Plaintiff Derrick Ray was injured when he was struck by an 8,000-pound steel beam approximately 60 feet long and two to three feet thick as it was being lowered into place atop two 25-foot-high steel towers. Various witnesses testified that the beam came toward plaintiff at an angle and was moving up and down as well as side to side. The undisputed testimony was that the tag line men on plaintiffs side of the beam could not control the swing of the beam. The crane operator estimated that the beam moved up and down a foot or a foot and a half. The court correctly found that the accident involved an elevation-related risk within the meaning of Labor Law § 240 (1) (see Brown v VJB Constr.
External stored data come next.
template <int NT, int STAGES>
__global__ void __launch_bounds__(TC_THREADS, 1) tc_wgrad_kernel(const __grid_constant__ CUtensorMap mapDY,
                                                                  const __grid_constant__ CUtensorMap mapX, WgParams p) {
  constexpr int BOX = 128 * 64 * 2;
  constexpr int A_BYTES = 2 * BOX, B_BYTES = (NT / 64) * BOX, STAGE_BYTES = A_BYTES + B_BYTES;
  extern __shared__ uint8_t smem_raw[];
  uint8_t* smem = reinterpret_cast<uint8_t*>((reinterpret_cast<uintptr_t>(smem_raw) + 1023) & ~(uintptr_t)1023);
  uint64_t* full_bar = reinterpret_cast<uint64_t*>(smem + STAGES * STAGE_BYTES);
  uint64_t* empty_bar = full_bar + STAGES;
  const int warp = threadIdx.x >> 5, lane = threadIdx.x & 31;
  const int co0 = (blockIdx.x / p.ci_tiles) * 128, ci0 = (blockIdx.x % p.ci_tiles) * NT;
  const int tap = p.plain == 2 ? 0 : blockIdx.y, r = tap / 3, q = tap % 3;
  const int bz = p.plain == 2 ? blockIdx.y : 0;
  const int ks0 = blockIdx.z * p.per_split;
  const int ks1 = min(p.kstages, ks0 + p.per_split);
  const int KS = ks1 - ks0;
  if (warp == TC_CWARPS && lane == 0) {
    tma_prefetch_desc(&mapDY);
    tma_prefetch_desc(&mapX);
    for (int s = 0; s < STAGES; s++) { mbar_init(full_bar + s, 2); mbar_init(empty_bar + s, TC_CWARPS); }
    fence_barrier_init();
  }
  __syncthreads();
  float acc[NT / 2];
  if (warp == TC_CWARPS) {
    if (lane == 0) {
      const int per_img = p.tiles_w * p.tiles_h;
      for (int i = 0; i < KS; i++) {
        const int s = i % STAGES;
        const uint32_t ph = (i / STAGES) & 1;
        mbar_wait(empty_bar + s, ph ^ 1);
        const int ks = ks0 + i;
        const int img = ks / per_img, rem = ks % per_img;
        const int h0 = (rem / p.tiles_w) * p.BH, w0 = (rem % p.tiles_w) * p.BW;
        uint8_t* sa = smem + s * STAGE_BYTES;
        mbar_expect_tx(full_bar + s, A_BYTES);
        if (p.plain == 2) {
          tma_load_3d(sa, &mapDY, full_bar + s, co0, ks * 128, bz);
          tma_load_3d(sa + BOX, &mapDY, full_bar + s, co0 + 64, ks * 128, bz);
        } else if (p.plain) {
          tma_load_2d(sa, &mapDY, full_bar + s, co0, ks * 128);
          tma_load_2d(sa + BOX, &mapDY, full_bar + s, co0 + 64, ks * 128);
        } else {
          tma_load_4d(sa, &mapDY, full_bar + s, co0, w0, h0, img);
          tma_load_4d(sa + BOX, &mapDY, full_bar + s, co0 + 64, w0, h0, img);
        }
      }
    }
    __syncwarp();
  } else if (warp == TC_CWARPS + 1) {
    if (lane == 0) {
      const int per_img = p.tiles_w * p.tiles_h;
      for (int i = 0; i < KS; i++) {
        const int s = i % STAGES;
        const uint32_t ph = (i / STAGES) & 1;
        mbar_wait(empty_bar + s, ph ^ 1);
        const int ks = ks0 + i;
        const int img = ks / per_img, rem = ks % per_img;
        const int h0 = (rem / p.tiles_w) * p.BH, w0 = (rem % p.tiles_w) * p.BW;
        uint8_t* sb = smem + s * STAGE_BYTES + A_BYTES;
        mbar_expect_tx(full_bar + s, B_BYTES);
        if (p.plain == 2) {
#pragma unroll
          for (int j = 0; j < NT / 64; j++) tma_load_3d(sb + j * BOX, &mapX, full_bar + s, ci0 + 64 * j, ks * 128, bz);
        } else if (p.plain) {
#pragma unroll
          for (int j = 0; j < NT / 64; j++) tma_load_2d(sb + j * BOX, &mapX, full_bar + s, ci0 + 64 * j, ks * 128);
        } else {
#pragma unroll
          for (int j = 0; j < NT / 64; j++)
            tma_load_4d(sb + j * BOX, &mapX, full_bar + s, ci0 + 64 * j, w0 + q - p.pad, h0 + r - p.pad, img);
        }
      }
    }
    __syncwarp();
  } else {
    const int wg = warp >> 2;
#pragma unroll
    for (int i = 0; i < NT / 2; i++) acc[i] = 0.f;
    for (int i = 0; i < KS; i++) {
      const int s = i % STAGES;
      const uint32_t ph = (i / STAGES) & 1;
      mbar_wait(full_bar + s, ph);
      const uint32_t sa = smem_u32(smem + s * STAGE_BYTES) + wg * BOX;
      const uint32_t sb = smem_u32(smem + s * STAGE_BYTES) + A_BYTES;
      wgmma_fence();
#pragma unroll
      for (int k = 0; k < 8; k++)
        Wgmma<NT, 1, 1>::mma(acc, make_mnmajor_sw128_desc(sa + k * 2048, BOX), make_mnmajor_sw128_desc(sb + k * 2048, BOX), 1u);
      wgmma_commit();
      wgmma_wait0();
      wgmma_acc_fence<NT / 2>(acc);
      __syncwarp();
      if (lane == 0) mbar_arrive(empty_bar + s);
    }
  }
  if (p.ordered && gridDim.z > 1) {
    float* part = reinterpret_cast<float*>(smem);
    if (warp < TC_CWARPS) {
      asm volatile("bar.sync 1, 256;" ::: "memory");
#pragma unroll
      for (int i = 0; i < NT / 2; i++) part[i * 256 + threadIdx.x] = acc[i];
    }
    cl_sync();
    if (cl_rank() == 0 && warp < TC_CWARPS) {
#pragma unroll
      for (int i = 0; i < NT / 2; i += 16) cl_sum_n<16>(part + i * 256 + threadIdx.x, 256, acc + i);
    }
    cl_sync();
    if (cl_rank() != 0) return;
  }
  if (warp < TC_CWARPS) {
    const int wg = warp >> 2, cq = 2 * (lane & 3);
#pragma unroll
    for (int h = 0; h < 2; h++) {
      const int co = co0 + wg * 64 + (warp & 3) * 16 + (lane >> 2) + 8 * h;
      if (co >= p.Cout) continue;
      float* orow = p.plain ? p.dw + (int64_t)bz * p.batch_c + (int64_t)co * p.ldc : p.dw + ((int64_t)co * 9 + tap) * p.Cin;
#pragma unroll
      for (int i = 0; i < NT / 8; i++) {
        const int ci = ci0 + 8 * i + cq;
        if (ci < p.Cin) atomicAdd(orow + ci, acc[4 * i + 2 * h]);
        if (ci + 1 < p.Cin) atomicAdd(orow + ci + 1, acc[4 * i + 2 * h + 1]);
      }
    }
  }
}

typedef CUresult (*PFN_tmapEncodeTiled)(CUtensorMap*, CUtensorMapDataType, cuuint32_t, void*, const cuuint64_t*, const cuuint64_t*,
                                        const cuuint32_t*, const cuuint32_t*, CUtensorMapInterleave, CUtensorMapSwizzle,
                                        CUtensorMapL2promotion, CUtensorMapFloatOOBfill);
static PFN_tmapEncodeTiled g_encode = nullptr;
static int g_tc_state = -1;

bool tc_available() {
  if (g_tc_state >= 0) return g_tc_state == 1;
  g_tc_state = 0;
  int dev = 0, major = 0;
  if (cudaGetDevice(&dev) != cudaSuccess) return false;
  if (cudaDeviceGetAttribute(&major, cudaDevAttrComputeCapabilityMajor, dev) != cudaSuccess || major != 9) return false;
  void* fn = nullptr;
  cudaDriverEntryPointQueryResult qres;
  if (cudaGetDriverEntryPoint("cuTensorMapEncodeTiled", &fn, cudaEnableDefault, &qres) != cudaSuccess || fn == nullptr ||
      qres != cudaDriverEntryPointSuccess)
    return false;
  g_encode = (PFN_tmapEncodeTiled)fn;
  g_tc_state = 1;
  return true;
}

struct MapKey {
  const void* base; int rank; cuuint64_t dims[4]; cuuint64_t str[3]; cuuint32_t box[4];
  bool operator==(const MapKey& o) const { return memcmp(this, &o, sizeof(MapKey)) == 0; }
};
struct MapKeyHash {
  size_t operator()(const MapKey& k) const {
    const uint64_t* w = reinterpret_cast<const uint64_t*>(&k);
    uint64_t h = 1469598103934665603ull;
    for (size_t i = 0; i < sizeof(MapKey) / 8; i++) { h ^= w[i]; h *= 1099511628211ull; }
    return (size_t)h;
  }
};
static std::unordered_map<MapKey, CUtensorMap, MapKeyHash> g_map_cache;
static std::mutex g_map_mutex;

static int make_map(CUtensorMap* m, const void* base, int rank, const cuuint64_t* dims, const cuuint64_t* strides_bytes,
                    const cuuint32_t* box) {
  MapKey key;
  memset(&key, 0, sizeof(key));
  key.base = base; key.rank = rank;
  for (int i = 0; i < rank; i++) { key.dims[i] = dims[i]; key.box[i] = box[i]; }
  for (int i = 0; i + 1 < rank; i++) key.str[i] = strides_bytes[i];
  {
    std::lock_guard<std::mutex> lk(g_map_mutex);
    auto it = g_map_cache.find(key);
    if (it != g_map_cache.end()) { *m = it->second; return LO_OK; }
  }
  cuuint32_t estr[4] = {1, 1, 1, 1};
  CUresult r = g_encode(m, CU_TENSOR_MAP_DATA_TYPE_BFLOAT16, (cuuint32_t)rank, const_cast<void*>(base), dims, strides_bytes, box, estr,
                        CU_TENSOR_MAP_INTERLEAVE_NONE, CU_TENSOR_MAP_SWIZZLE_128B, CU_TENSOR_MAP_L2_PROMOTION_L2_256B,
                        CU_TENSOR_MAP_FLOAT_OOB_FILL_NONE);
  if (r != CUDA_SUCCESS) return fail(LO_ECUDA, "%s: cuTensorMapEncodeTiled failed (%ld)", "tc", (long)r);
  std::lock_guard<std::mutex> lk(g_map_mutex);
  if (g_map_cache.size() > 20000) g_map_cache.clear();
  g_map_cache.emplace(key, *m);
  return LO_OK;
}

int g_opt_conv_mc = 1;
long long* g_tc_dbg = nullptr;
int g_opt_skinny8 = 1;

template <int NT, int STAGES, int MC>
static int launch_tc(const CUtensorMap& mA, const CUtensorMap& mB, const TcParams& p, int mtiles, int splits, cudaStream_t st) {
  using SM = TcSmem<NT, STAGES>;
  static bool attr_set = false;
  if (!attr_set) {
    LO_CUDA(cudaFuncSetAttribute(tc_gemm_conv_kernel<NT, STAGES, MC>, cudaFuncAttributeMaxDynamicSharedMemorySize, SM::TOTAL));
    attr_set = true;
  }
  dim3 grid(cdiv(p.N, NT), mtiles, splits);
  cudaLaunchConfig_t cfg{};
  cfg.gridDim = grid;
  cfg.blockDim = dim3(TC_THREADS);
  cfg.dynamicSmemBytes = SM::TOTAL;
  cfg.stream = st;
  cudaLaunchAttribute attr[2];
  int n = 0;
  if (g_opt_pdl) {
    attr[n].id = cudaLaunchAttributeProgrammaticStreamSerialization;
    attr[n].val.programmaticStreamSerializationAllowed = 1;
    n++;
  }
  if (MC) {
    attr[n].id = cudaLaunchAttributeClusterDimension;
    attr[n].val.clusterDim.x = 2;
    attr[n].val.clusterDim.y = 1;
    attr[n].val.clusterDim.z = 1;
    n++;
  }
  cfg.attrs = attr;
  cfg.numAttrs = n;
  LO_CUDA(cudaLaunchKernelEx(&cfg, tc_gemm_conv_kernel<NT, STAGES, MC>, mA, mB, p));
  LO_LAUNCH_OK();
  return LO_OK;
}

static int launch_tc_any(const CUtensorMap& mA, const CUtensorMap& mB, TcParams& p, int mtiles, int splits, int nt, cudaStream_t st,
                         int mc = 0) {
  const int KB = p.K / TC_BK;
  if (splits < 1) splits = 1;
  if (splits > KB) splits = KB;
  p.kb_per_split = cdiv(KB, splits);
  splits = cdiv(KB, p.kb_per_split);
  p.atomic = splits > 1 ? 1 : p.atomic;
  if (nt == 64 && mtiles == 1 && p.kb_per_split > 4 && g_opt_skinny8) return launch_tc<64, 8, 0>(mA, mB, p, mtiles, splits, st);
  if (nt == 64) return launch_tc<64, 4, 0>(mA, mB, p, mtiles, splits, st);
  if (mc) return launch_tc<128, 3, 1>(mA, mB, p, mtiles, splits, st);
  return launch_tc<128, 3, 0>(mA, mB, p, mtiles, splits, st);
}

static TcLstmEpi g_lstm_epi;
static bool g_lstm_epi_on = false;

int tc_gemm_nt_ex(const bf16* A, int64_t lda, const bf16* W, int64_t ldw, void* C, int dtC, int64_t ldc, int M, int N, int K,
                  const float* bias, int accumulate, int relu, int splits, int atomic_acc, int small_n_tile, cudaStream_t st) {
  if (!tc_available()) return fail(LO_ENOTSUP, "%s: needs an sm_90 device", __func__);
  LO_CHECK_ARG(K % 64 == 0 && lda % 8 == 0 && ldw % 8 == 0 && ldc % 8 == 0 && ldc >= (N + 7) / 8 * 8, "K%64, ld%8, ldc >= roundup8(N)");
  LO_CHECK_ARG(((uintptr_t)A & 15) == 0 && ((uintptr_t)W & 15) == 0 && ((uintptr_t)C & 15) == 0, "16-byte alignment");
  CUtensorMap mA, mB;
  const int NT = (N <= 64 || small_n_tile) ? 64 : 128;
  const int mc = (g_opt_conv_mc && NT == 128 && cdiv(N, 128) % 2 == 0 && splits <= 1 && !atomic_acc) ? 1 : 0;
  {
    cuuint64_t dims[2] = {(cuuint64_t)K, (cuuint64_t)M};
    cuuint64_t str[1] = {(cuuint64_t)lda * 2};
    cuuint32_t box[2] = {64, (cuuint32_t)(mc ? 64 : 128)};
    LO_TRY(make_map(&mA, A, 2, dims, str, box));
  }
  {
    cuuint64_t dims[2] = {(cuuint64_t)K, (cuuint64_t)N};
    cuuint64_t str[1] = {(cuuint64_t)ldw * 2};
    cuuint32_t box[2] = {64, (cuuint32_t)NT};
    LO_TRY(make_map(&mB, W, 2, dims, str, box));
  }
  LO_CHECK_ARG(!(splits > 1 || atomic_acc) || (dtC == LO_F32 && !relu), "split-K needs fp32 output without ReLU");
  TcParams p{};
  p.M = M; p.N = N; p.K = K; p.conv = 0;
  p.bias = bias; p.mask = nullptr; p.out = C; p.ldc = ldc;
  p.out_f32 = (dtC == LO_F32); p.accumulate = accumulate; p.relu = relu; p.atomic = atomic_acc;
  p.w_evict_last = (M <= 128) ? 1 : 0;
  p.dbg = g_tc_dbg;
  if (g_lstm_epi_on) {
    const TcLstmEpi& e = g_lstm_epi;
    p.lstm = 1;
    p.l_ptab = e.ptab; p.l_tok = e.tok; p.l_tok_stride = e.tok_stride; p.l_hh = e.hh; p.l_hh_stride = e.hh_stride;
    p.l_cprev = e.c_prev; p.l_gates = e.gates; p.l_c = e.c_out; p.l_h = e.h_out; p.l_hbf = e.h_bf;
    p.l_hd = e.hd; p.l_hd_stride = e.hd_stride; p.l_dmask = e.dmask; p.l_D = e.D; p.l_V = e.V;
  }
  return launch_tc_any(mA, mB, p, cdiv(M, TC_BM), splits, NT, st, mc);
}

Corp., 50 AD3d 373, 376 [2008]; see also Hawkins v [592]*592City of New York, 275 AD2d 634, 634-635 [2000]; Moller v City of New York, 43 AD3d 371 [2007]).
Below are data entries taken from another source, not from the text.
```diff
@@ -298,48 +299,13 @@
         if (q >= 5 && better) red_acc = sm_mean[(q - 5) * TILE + r2 * SP + bi];
       }
     };
-    auto tap7_early = [&](Ctx& c) __attribute__((always_inline)) {
-      const int t2 = launder(threadIdx.x), jl = (t2 >> 6) * 32 + (t2 & 31), hl = (t2 >> 5) & 1;
-      const float sigma_raw = (c.sig_part + nm_shfl_xor32(c.sig_part)) + sm_small[OFF_MISC];
-      if (hl == 0) sm_sigma[jl] = sigma_raw;
-      NM_EPI_BARRIER();
-      composite_weights();
-      NM_EPI_BARRIER();
-      if (feat_max) {
-        pick_best();
-        NM_EPI_BARRIER();
-      }
-      const float desc = sm_small[OFF_DESCALE + 7];
-      const float wj = sm_w[jl] * desc;
-      const int best = feat_max ? __float_as_int(sm_misc[8 + jl / SP]) : -2;
-      const float mult = feat_max ? (jl == best ? desc : 0.f) : wj;
-      const float* bl = sm_small + OFF_BIAS + 7 * 256 + 4 * hl;
-      const float s7 = sm_small[OFF_SCALE + 7];
-      float s1[64];
-#pragma unroll
-      for (int cq = 0; cq < HS; ++cq) {
-        const f32x4 b0 = *reinterpret_cast<const f32x4*>(bl + (cq >> 2) * 32 + 8 * (cq & 3));
-        const f32x4 b1 = *reinterpret_cast<const f32x4*>(bl + (4 + (cq >> 2)) * 32 + 8 * (cq & 3));
-#pragma unroll
-        for (int e = 0; e < 4; ++e) {
-          const float x = mult * __builtin_fmaxf(__builtin_fmaf(c.hv[4 * cq + e], s7, b0[e]), 0.f);
-          const float y = mult * __builtin_fmaxf(__builtin_fmaf(c.hv[64 + 4 * cq + e], s7, b1[e]), 0.f);
-          s1[4 * cq + e] = reduce_scatter_step16(x, y);
-        }
-      }
-      const f32x4 sum4 = reduce_scatter_16pairs(s1, jl);
-      const int r = jl & 31;
-      float* prow = sm_feat + (jl >> 5) * 256 + 4 * hl;
-      *reinterpret_cast<f32x4*>(prow + (r >> 2) * 32 + 16 * ((r >> 1) & 1) + 8 * (r & 1)) = sum4;
-    };
-    const Tap7InRegisters<decltype(tap7_early)> tap7{early, tap7_early};
     f32x16 acc[8];
     ipe_steps<P, true>(acc, cx, ipe_src);
     finish_layer<P>(acc, 0, cx);
     TRACE(3);
 #pragma unroll 1
     for (int l = 1; l < 8; ++l) {
-      layer_pass<P, DENS>(acc, l, cx, ipe_src, tap7);
+      layer_pass<P, DENS>(acc, l, cx, ipe_src);
       TRACE(3 + l);
     }
     float c_r = 0.f, c_g = 0.f, c_b = 0.f;
@@ -474,7 +440,7 @@
       break;
     }
 
-    if (!early) composite_weights();
+    composite_weights();
     composite_sums();
     NM_EPI_BARRIER();
 
@@ -486,16 +452,25 @@
         red_acc += sum;
       }
     }
-    if (feat_max && !early) {
+    if (feat_max) {
       pick_best();
       NM_EPI_BARRIER();
     }
 
     TRACE(14);
-    if (need_tap && !early) {
+    if (need_tap) {
       const int jl = launder(js), hl = launder(lane) >> 5;
-      f32x4 tapv[2 * HS];
-      {
+      if (tap_regs) {
+        const float* bl = sm_small + OFF_BIAS + 7 * 256 + 4 * hl;
+        const float s7 = sm_small[OFF_SCALE + 7];
+        f32x4 b7[2 * HS];
+#pragma unroll
+        for (int c = 0; c < 2 * HS; ++c) b7[c] = *reinterpret_cast<const f32x4*>(bl + (c >> 2) * 32 + 8 * (c & 3));
+#pragma unroll
+        for (int c = 0; c < 2 * HS; ++c)
+#pragma unroll
+          for (int e = 0; e < 4; ++e) cx.hv[4 * c + e] = tap_act(cx.hv[4 * c + e], s7, b7[c][e]);
+      } else {
         asm volatile("s_waitcnt vmcnt(0)" ::: "memory");
         f32x4 tail[4];
         {
@@ -506,8 +481,11 @@
         const float* lr = ring + (launder(threadIdx.x) >> 6) * SLOT_FLOATS + (launder(threadIdx.x) & 63) * 4;
         const float* li = sm_ipe + (launder(threadIdx.x) >> 6) * (XS * 2 * 64 * 4) + (launder(threadIdx.x) & 63) * 4;
 #pragma unroll
-        for (int c = 0; c < 2 * HS; ++c)
-          tapv[c] = c < 16 ? *reinterpret_cast<const f32x4*>(lr + c * 256) : c < 28 ? *reinterpret_cast<const f32x4*>(li + (c - 16) * 256) : tail[c - 28];
+        for (int c = 0; c < 2 * HS; ++c) {
+          const f32x4 row = c < 16 ? *reinterpret_cast<const f32x4*>(lr + c * 256) : c < 28 ? *reinterpret_cast<const f32x4*>(li + (c - 16) * 256) : tail[c - 28];
+#pragma unroll
+          for (int e = 0; e < 4; ++e) cx.hv[4 * c + e] = row[e];
+        }
       }
       const float desc = sm_small[OFF_DESCALE + tap];
       const float wj = sm_w[jl] * desc;
@@ -517,7 +495,8 @@
       if (a.sfeat && ray < R) {
 #pragma unroll
         for (int ks = 0; ks < HS; ++ks) {
-          const f32x4 ta = tapv[2 * ks], tb = tapv[2 * ks + 1];
+          const f32x4 ta = {cx.hv[8 * ks], cx.hv[8 * ks + 1], cx.hv[8 * ks + 2], cx.hv[8 * ks + 3]};
+          const f32x4 tb = {cx.hv[8 * ks + 4], cx.hv[8 * ks + 5], cx.hv[8 * ks + 6], cx.hv[8 * ks + 7]};
           float* dsf = a.sfeat + ((size_t)ray * S + sidx) * 256 + (ks >> 1) * 32 + 16 * (ks & 1) + 4 * hl;
           *reinterpret_cast<f32x4*>(dsf) = ta * desc;
           *reinterpret_cast<f32x4*>(dsf + 8) = tb * desc;
@@ -529,7 +508,7 @@
 #pragma unroll
         for (int c = 0; c < 2 * HS; ++c)
 #pragma unroll
-          for (int e = 0; e < 4; ++e) wv[4 * c + e] = mult * tapv[c][e];
+          for (int e = 0; e < 4; ++e) wv[4 * c + e] = mult * cx.hv[4 * c + e];
         const f32x4 sum4 = reduce_scatter_32rows(wv, jl);
         const int r = jl & 31;
         *reinterpret_cast<f32x4*>(prow + (r >> 2) * 32 + 16 * ((r >> 1) & 1) + 8 * (r & 1)) = sum4;
@@ -591,8 +570,7 @@
 
 __global__ void __launch_bounds__(256, 1) nerf_fwd_bf16x3_kernel(NerfArgs a) { nerf_fwd_body<0>(a); }
 __global__ void __launch_bounds__(256, 1) nerf_fwd_fp16x1_kernel(NerfArgs a) { nerf_fwd_body<1>(a); }
-__global__ void __launch_bounds__(256, 1) nerf_fwd_fp16x3_kernel(NerfArgs a) { nerf_fwd_body<2, false>(a); }
-__global__ void __launch_bounds__(256, 1) nerf_fwd_fp16x3_tap7_kernel(NerfArgs a) { nerf_fwd_body<2, true>(a); }
+__global__ void __launch_bounds__(256, 1) nerf_fwd_fp16x3_kernel(NerfArgs a) { nerf_fwd_body<2>(a); }
 
 }
 
@@ -624,11 +602,7 @@
   const int ncu = nm_stream_cus(stream);
   const int grid = a.ntiles < ncu ? a.ntiles : (ncu < WS_WORKGROUPS ? ncu : WS_WORKGROUPS);
   if (mode == 1) nerf_fwd_fp16x1_kernel<<<grid, 256, 0, (hipStream_t)stream>>>(a);
-  else if (mode == 2) {
-    const bool tap7_early = !(flags & NM_NERF_SKIP_RGB) && (tap_layer < 0 || tap_layer == 7) && feat && !sample_feat;
-    if (tap7_early) nerf_fwd_fp16x3_tap7_kernel<<<grid, 256, 0, (hipStream_t)stream>>>(a);
-    else nerf_fwd_fp16x3_kernel<<<grid, 256, 0, (hipStream_t)stream>>>(a);
-  }
+  else if (mode == 2) nerf_fwd_fp16x3_kernel<<<grid, 256, 0, (hipStream_t)stream>>>(a);
   else nerf_fwd_bf16x3_kernel<<<grid, 256, 0, (hipStream_t)stream>>>(a);
   return nm_launch_status();
 }
diff --git a/nerfmatch_amd/csrc/nerf_points_bf16.hip b/nerfmatch_amd/csrc/nerf_points_bf16.hip
--- a/nerfmatch_amd/csrc/nerf_points_bf16.hip
+++ b/nerfmatch_amd/csrc/nerf_points_bf16.hip
@@ -82,7 +82,7 @@
     Ctx cx;
     cx.blob_slots = blob_slots; cx.ring = ring; cx.sm_small = sm_small; cx.tapw = nullptr;
     cx.nslots = NSLOT_FULL; cx.wave = wave; cx.lane = lane; cx.hi = hi; cx.tap = -1; cx.g = 0; cx.sig_part = 0.f;
-    cx.vmax = 0.f; cx.rng = nullptr; cx.sc = 1.f; cx.tap_pref = false; cx.rgb = true; cx.tap_ring = nullptr; cx.tap_ipe = nullptr;
+    cx.vmax = 0.f; cx.rng = nullptr; cx.sc = 1.f; cx.tap_pref = false; cx.tap_regs = false; cx.rgb = true; cx.tap_ring = nullptr; cx.tap_ipe = nullptr;
     cx.gptr = a.gates + (size_t)bid * 9 * 256 + tid;
     cx.gbits[0] = cx.gbits[1] = cx.gbits[2] = cx.gbits[3] = 0u;
     ring_open_wait<P>(cx);
@@ -273,7 +273,7 @@
     Ctx cx;
     cx.blob_slots = blob_slots; cx.ring = ring; cx.sm_small = sm_small; cx.tapw = nullptr;
     cx.nslots = NSLOT_BWD; cx.wave = wave; cx.lane = lane; cx.hi = hi; cx.tap = -1; cx.g = launder_s(0); cx.sig_part = 0.f;
-    cx.vmax = 0.f; cx.rng = nullptr; cx.sc = 1.f; cx.tap_pref = false; cx.rgb = true; cx.tap_ring = nullptr; cx.tap_ipe = nullptr; cx.gptr = nullptr;
+    cx.vmax = 0.f; cx.rng = nullptr; cx.sc = 1.f; cx.tap_pref = false; cx.tap_regs = false; cx.rgb = true; cx.tap_ring = nullptr; cx.tap_ipe = nullptr; cx.gptr = nullptr;
     const int hh = launder(lane) >> 5;
     {
       const u32x4 gv = gt[8 * 256];
diff --git a/nerfmatch_amd/csrc/nerf_split_chain.h b/nerfmatch_amd/csrc/nerf_split_chain.h
--- a/nerfmatch_amd/csrc/nerf_split_chain.h
+++ b/nerfmatch_amd/csrc/nerf_split_chain.h
@@ -134,6 +134,7 @@
   f32x4* tapw;
   bool tap_pref;
   bool rgb;
+  bool tap_regs;
   float* tap_ring;
   float* tap_ipe;
   int nslots, wave, lane, hi;
@@ -522,6 +523,7 @@
 };
 __device__ __forceinline__ void dens_close(Ctx& cx) { cx.sig_part = (cx.dp[0] + cx.dp[1]) + (cx.dp[2] + cx.dp[3]); }
 
+__device__ __forceinline__ float tap_act(float v, float s_tap, float b) { return __builtin_fmaxf(__builtin_fmaf(v, s_tap, b), 0.f); }
 __device__ __forceinline__ void dump_tap(int lo, Ctx& cx) {
   const float* bl = cx.sm_small + OFF_BIAS + lo * 256 + 4 * cx.hi;
   const float sl = cx.sm_small[OFF_SCALE + lo];
@@ -533,7 +535,7 @@
     for (int q = 0; q < 4; ++q) {
       const f32x4 b = *reinterpret_cast<const f32x4*>(bl + ob * 32 + 8 * q);
 #pragma unroll
-      for (int e = 0; e < 4; ++e) v[q][e] = __builtin_fmaxf(__builtin_fmaf(cx.hv[ob * 16 + 4 * q + e], sl, b[e]), 0.f);
+      for (int e = 0; e < 4; ++e) v[q][e] = tap_act(cx.hv[ob * 16 + 4 * q + e], sl, b[e]);
     }
 #pragma unroll
     for (int q = 0; q < 4; ++q) tp[q * 64] = v[q];
@@ -787,18 +789,8 @@
   }
 }
 
-struct Tap7Workspace {
-  static constexpr bool on = false;
-  __device__ __forceinline__ void fn(Ctx&) const {}
-};
-template <class F>
-struct Tap7InRegisters {
-  bool on;
-  F fn;
-};
-
-template <int P, bool DENS = false, class Tap7 = Tap7Workspace>
-__device__ __forceinline__ void layer_pass(f32x16 (&acc)[8], int l, Ctx& cx, const float* ipe_src, const Tap7& tap7 = Tap7()) {
+template <int P, bool DENS = false>
+__device__ __forceinline__ void layer_pass(f32x16 (&acc)[8], int l, Ctx& cx, const float* ipe_src) {
   if (l - 1 == cx.tap) dump_tap(l - 1, cx);
 #pragma unroll
   for (int ks = 0; ks < HS; ks += 2) {
@@ -822,12 +814,11 @@
   finish_layer<P>(acc, l, cx);
   if (l == 7) {
     if (cx.rgb) {
-      if (cx.tap == 7 && !tap7.on) dump_tap(7, cx);
+      if (cx.tap == 7 && !cx.tap_regs) dump_tap(7, cx);
       if constexpr (DENS) dens_open(cx);
       else alpha_head(cx);
-      if (tap7.on) tap7.fn(cx);
-    }
-  }
-}
-
-}
+    }
+  }
+}
+
+}
```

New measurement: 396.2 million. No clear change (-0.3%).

However, the court incorrectly found that summary judgment in plaintiffs’ favor was precluded by an issue of fact as to how the accident occurred. Since plaintiffs injuries were attributable at least in part to defendants’ failure to provide proper protection as mandated by the statute, his motion for summary judgment on the issue of liability thereunder should have been granted (see Cammon v City of New York, 21 AD3d 196, 201 [2005]). After the barge on which the crane and the beam were situated was struck by waves and caused to rock, the motion was transmitted to the beam, causing it to “jump around.” Plaintiffs injuries resulted from the inability of the tagmen on plaintiffs side to steady the beam as the crane operator tried to lower it onto the towers. In addition, the scaffold was defective insofar as plaintiffs foot became ensnared between the wood planks of its platform. That it is unclear from the record whether plaintiff had a tie line or a lifeline does not preclude partial summary judgment in his favor, since his injury was at least partly attributable to the defects in the hoisting equipment and the scaffold.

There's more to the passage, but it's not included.